Exercise aim:
Extract each line from the entries below that has the string "list" in it.

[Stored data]
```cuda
static void choose_bands(lt_handle* h, int n, int tiles, int H, int* b55, int* b29) {
    const int sms = h->sm_count > 0 ? h->sm_count : 148;
    if (h->bands_key[0] == n && h->bands_key[1] == H && h->bands_key[2] == sms) { *b55 = h->bands_val[0]; *b29 = h->bands_val[1]; return; }
    int c55 = 1, c29 = 1;
    bool fixed = false;
    if (const char* ov = getenv("LT_MORPH_BANDS")) {
        if (sscanf(ov, "%d,%d", &c55, &c29) == 2 && c55 >= 1 && c29 >= 1) fixed = true;
        else c55 = c29 = 1;
    }
    if (!fixed) {
        double best = 1e300;
        std::vector<double> freeat;
        for (int a = 1; a <= 16; ++a)
            for (int b = 1; b <= 16; ++b) {
                const int ra = (lt_div_up(H, a) + 1) & ~1, rb = (lt_div_up(H, b) + 1) & ~1;
                const int na = n * tiles * lt_div_up(H, ra), nb = n * tiles * lt_div_up(H, rb);
                const double ta = (ra + 56) * 1.0, tb = (rb + 30) * 0.55;
                const int slots = (7 * sms) / 2;
                freeat.assign(slots, 0.0);
                std::make_heap(freeat.begin(), freeat.end(), std::greater<double>());
                double makespan = 0.0;
                for (int i = 0; i < na + nb; ++i) {
                    std::pop_heap(freeat.begin(), freeat.end(), std::greater<double>());
                    const double t = freeat.back() + (i < na ? ta : tb);
                    freeat.back() = t;
                    std::push_heap(freeat.begin(), freeat.end(), std::greater<double>());
                    if (t > makespan) makespan = t;
                }
                if (makespan < best - 1e-9) { best = makespan; c55 = a; c29 = b; }
            }
    }
    h->bands_key[0] = n; h->bands_key[1] = H; h->bands_key[2] = sms;
    h->bands_val[0] = c55; h->bands_val[1] = c29;
    *b55 = c55; *b29 = c29;
}

int lt_launch_morph_pair(lt_handle* h, bool tophat, int n, const int* list, const int* count, cudaStream_t st) {
    const LtDims& d = h->d;
    int b55, b29, rc;
    choose_bands(h, n, lt_div_up(d.p2, TW), d.bv_h, &b55, &b29);
    cudaStream_t s2 = h->side ? h->side : st;
    if (s2 != st) {
        LT_CUDA(cudaEventRecord(h->ev_fork, st));
        LT_CUDA(cudaStreamWaitEvent(s2, h->ev_fork, 0));
    }
    if (!tophat) {
        if ((rc = launch_one<55, false, false>(h, h->planeB, h->tmpB, nullptr, b55, n, list, count, st))) return rc;
        if ((rc = launch_one<29, false, false>(h, h->planeR, h->tmpR, nullptr, b29, n, list, count, s2))) return rc;
    } else {
        if ((rc = launch_one<55, true, true>(h, h->tmpB, h->topB, h->planeB, b55, n, list, count, st))) return rc;
        if ((rc = launch_one<29, true, true>(h, h->tmpR, h->topR, h->planeR, b29, n, list, count, s2))) return rc;
    }
    if (s2 != st) {
        LT_CUDA(cudaEventRecord(h->ev_join, s2));
        LT_CUDA(cudaStreamWaitEvent(st, h->ev_join, 0));
    }
    return 0;
}
```

Measured before the change: 53410.

## Generalize morph producer/consumer ring to configurable stage depth, drop cp.async path

Replaces the fixed double-buffered transposed-tile ring with an NT-stage ring (2 for erode, 3 for tophat by default) and a separate raw-row TMA ring whose depth shrinks to 2 if shared memory would not fit MINB CTAs. Producers can now run further ahead of the consumer warps, which is meant to hide TMA and barrier latency. The non-TMA cp.async fallback is removed, and optional clock64 probes are added behind a compile flag. The cost is more shared memory per CTA, which could lower occupancy, plus more named barriers.

```diff
diff --git a/lane_tracker_b200/csrc/lt_morph.cu b/lane_tracker_b200/csrc/lt_morph.cu
--- a/lane_tracker_b200/csrc/lt_morph.cu
+++ b/lane_tracker_b200/csrc/lt_morph.cu
@@ -31,18 +31,47 @@
 constexpr int NPROD = 32 * NPW;
 constexpr int NTHREADS = TW + NPROD;
 constexpr int RB = 8, RP = RB / 2;
-
-constexpr int BAR_FULL = 1, BAR_EMPTY = 3, BAR_PROD = 5;
+#ifdef LT_MORPH_STAGES
+#define LT_MORPH_STAGES_ERODE LT_MORPH_STAGES
+#define LT_MORPH_STAGES_TOPHAT LT_MORPH_STAGES
+#endif
+#ifndef LT_MORPH_STAGES_ERODE
+#define LT_MORPH_STAGES_ERODE 2
+#endif
+#ifndef LT_MORPH_STAGES_TOPHAT
+#define LT_MORPH_STAGES_TOPHAT 3
+#endif
 
 __device__ __forceinline__ void bar_sync(int id, int count) { asm volatile("bar.sync %0, %1;" ::"r"(id), "r"(count) : "memory"); }
 __device__ __forceinline__ void bar_arrive(int id, int count) { asm volatile("bar.arrive %0, %1;" ::"r"(id), "r"(count) : "memory"); }
 
-__device__ __forceinline__ void cp_async16(void* smem_dst, const void* gsrc) {
-    unsigned sa = (unsigned)__cvta_generic_to_shared(smem_dst);
-    asm volatile("cp.async.cg.shared.global [%0], [%1], 16;\n" ::"r"(sa), "l"(gsrc) : "memory");
-}
-__device__ __forceinline__ void cp_async_commit() { asm volatile("cp.async.commit_group;\n" ::: "memory"); }
-__device__ __forceinline__ void cp_async_wait_all() { asm volatile("cp.async.wait_all;\n" ::: "memory"); }
+#ifndef LT_MORPH_PROBE
+#define LT_MORPH_PROBE 0
+#endif
+enum { PR_FULL, PR_EMPTY, PR_TMA, PR_TOTAL, PR_N };
+#if LT_MORPH_PROBE
+__device__ unsigned long long g_morph_probe[4][2][4][PR_N];
+#endif
+struct Probe {
+#if LT_MORPH_PROBE
+    long long acc[PR_N], t0;
+    __device__ __forceinline__ void start() { acc[0] = acc[1] = acc[2] = 0; t0 = clock64(); }
+    template <class F> __device__ __forceinline__ void wait(int c, F&& f) {
+        const long long t = clock64();
+        f();
+        acc[c] += clock64() - t;
+    }
+    __device__ __forceinline__ void finish(int kernel, int role, int warp) {
+        acc[PR_TOTAL] = clock64() - t0;
+        if ((threadIdx.x & 31) == 0)
+            for (int c = 0; c < PR_N; ++c) atomicAdd(&g_morph_probe[kernel][role][warp & 3][c], (unsigned long long)acc[c]);
+    }
+#else
+    __device__ __forceinline__ void start() {}
+    template <class F> __device__ __forceinline__ void wait(int, F&& f) { f(); }
+    __device__ __forceinline__ void finish(int, int, int) {}
+#endif
+};
 
 __device__ __forceinline__ void mbar_init(uint64_t* bar, int count) {
     asm volatile("mbarrier.init.shared::cta.b64 [%0], %1;" ::"r"((unsigned)__cvta_generic_to_shared(bar)), "r"(count) : "memory");
@@ -78,13 +107,24 @@
     static constexpr int NCT = HAS32 ? 4 : 3;
     static constexpr int CH = TE / 4;
     static constexpr int TBUF = NCT * RP * TEA;
-    static constexpr int TEP = TE + 4;
-    static constexpr int PRIV = RP * TEA + 2 * RB * TEP;
-    static constexpr int OGW = 2 * RB * TW;
-    static constexpr size_t smem(bool tophat) { return (size_t)(2 * TBUF + PRIV + (tophat ? OGW : 0)) * sizeof(uint32_t) + 32; }
-    static_assert((2 * TBUF + RP * TEA) % 32 == 0 && (RB * TEP) % 32 == 0 && TE <= 256, "the raw row buffers must be 128-byte aligned for the TMA variant");
-    static_assert((2 * TBUF + PRIV) % 32 == 0 && (RB * TW) % 32 == 0, "so must the original-row buffers");
+    static constexpr int RBUF = RB * (TE + 4);
+    static_assert(TBUF % 32 == 0 && (RP * TEA) % 32 == 0 && RBUF % 32 == 0 && TE <= 256, "the raw row buffers must be 128-byte aligned for TMA");
+    static_assert((RB * TW) % 32 == 0, "so must the original-row buffers");
     static_assert(HA >= R && HA <= LT_HALO_X && R + RB <= LT_HALO_Y && TE % 4 == 0, "staging must be 16-byte granular and inside the plane padding");
+};
+
+template <int K, bool TOPHAT, int MINB> struct Ring {
+    using G = Geo<K>;
+    static constexpr int NT = TOPHAT ? LT_MORPH_STAGES_TOPHAT : LT_MORPH_STAGES_ERODE;
+    static constexpr int BAR_FULL = 1, BAR_EMPTY = BAR_FULL + NT, BAR_PROD = BAR_EMPTY + NT;
+    static_assert(NT >= 2 && BAR_PROD < 16, "a CTA has 16 named barriers");
+    static constexpr size_t bytes(int nr) {
+        return (size_t)(NT * G::TBUF + RP * G::TEA + nr * G::RBUF + (TOPHAT ? NT * RB * TW : 0)) * sizeof(uint32_t) + 8 * (nr + NT);
+    }
+    static constexpr size_t SM_BYTES = 228 * 1024, CTA_RESERVED = 1024;
+    static constexpr int NR = MINB * (bytes(NT) + CTA_RESERVED) <= SM_BYTES ? NT : 2;
+    static constexpr size_t SMEM = bytes(NR);
+    static_assert(MINB * (SMEM + CTA_RESERVED) <= SM_BYTES, "MINB CTAs must fit the shared memory of an SM");
 };
 
 template <int K, bool IS_MAX>
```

Result of the exercise:
int lt_launch_morph_pair(lt_handle* h, bool tophat, int n, const int* list, const int* count, cudaStream_t st) {
        if ((rc = launch_one<55, false, false>(h, h->planeB, h->tmpB, nullptr, b55, n, list, count, st))) return rc;
        if ((rc = launch_one<29, false, false>(h, h->planeR, h->tmpR, nullptr, b29, n, list, count, s2))) return rc;
        if ((rc = launch_one<55, true, true>(h, h->tmpB, h->topB, h->planeB, b55, n, list, count, st))) return rc;
        if ((rc = launch_one<29, true, true>(h, h->tmpR, h->topR, h->planeR, b29, n, list, count, s2))) return rc;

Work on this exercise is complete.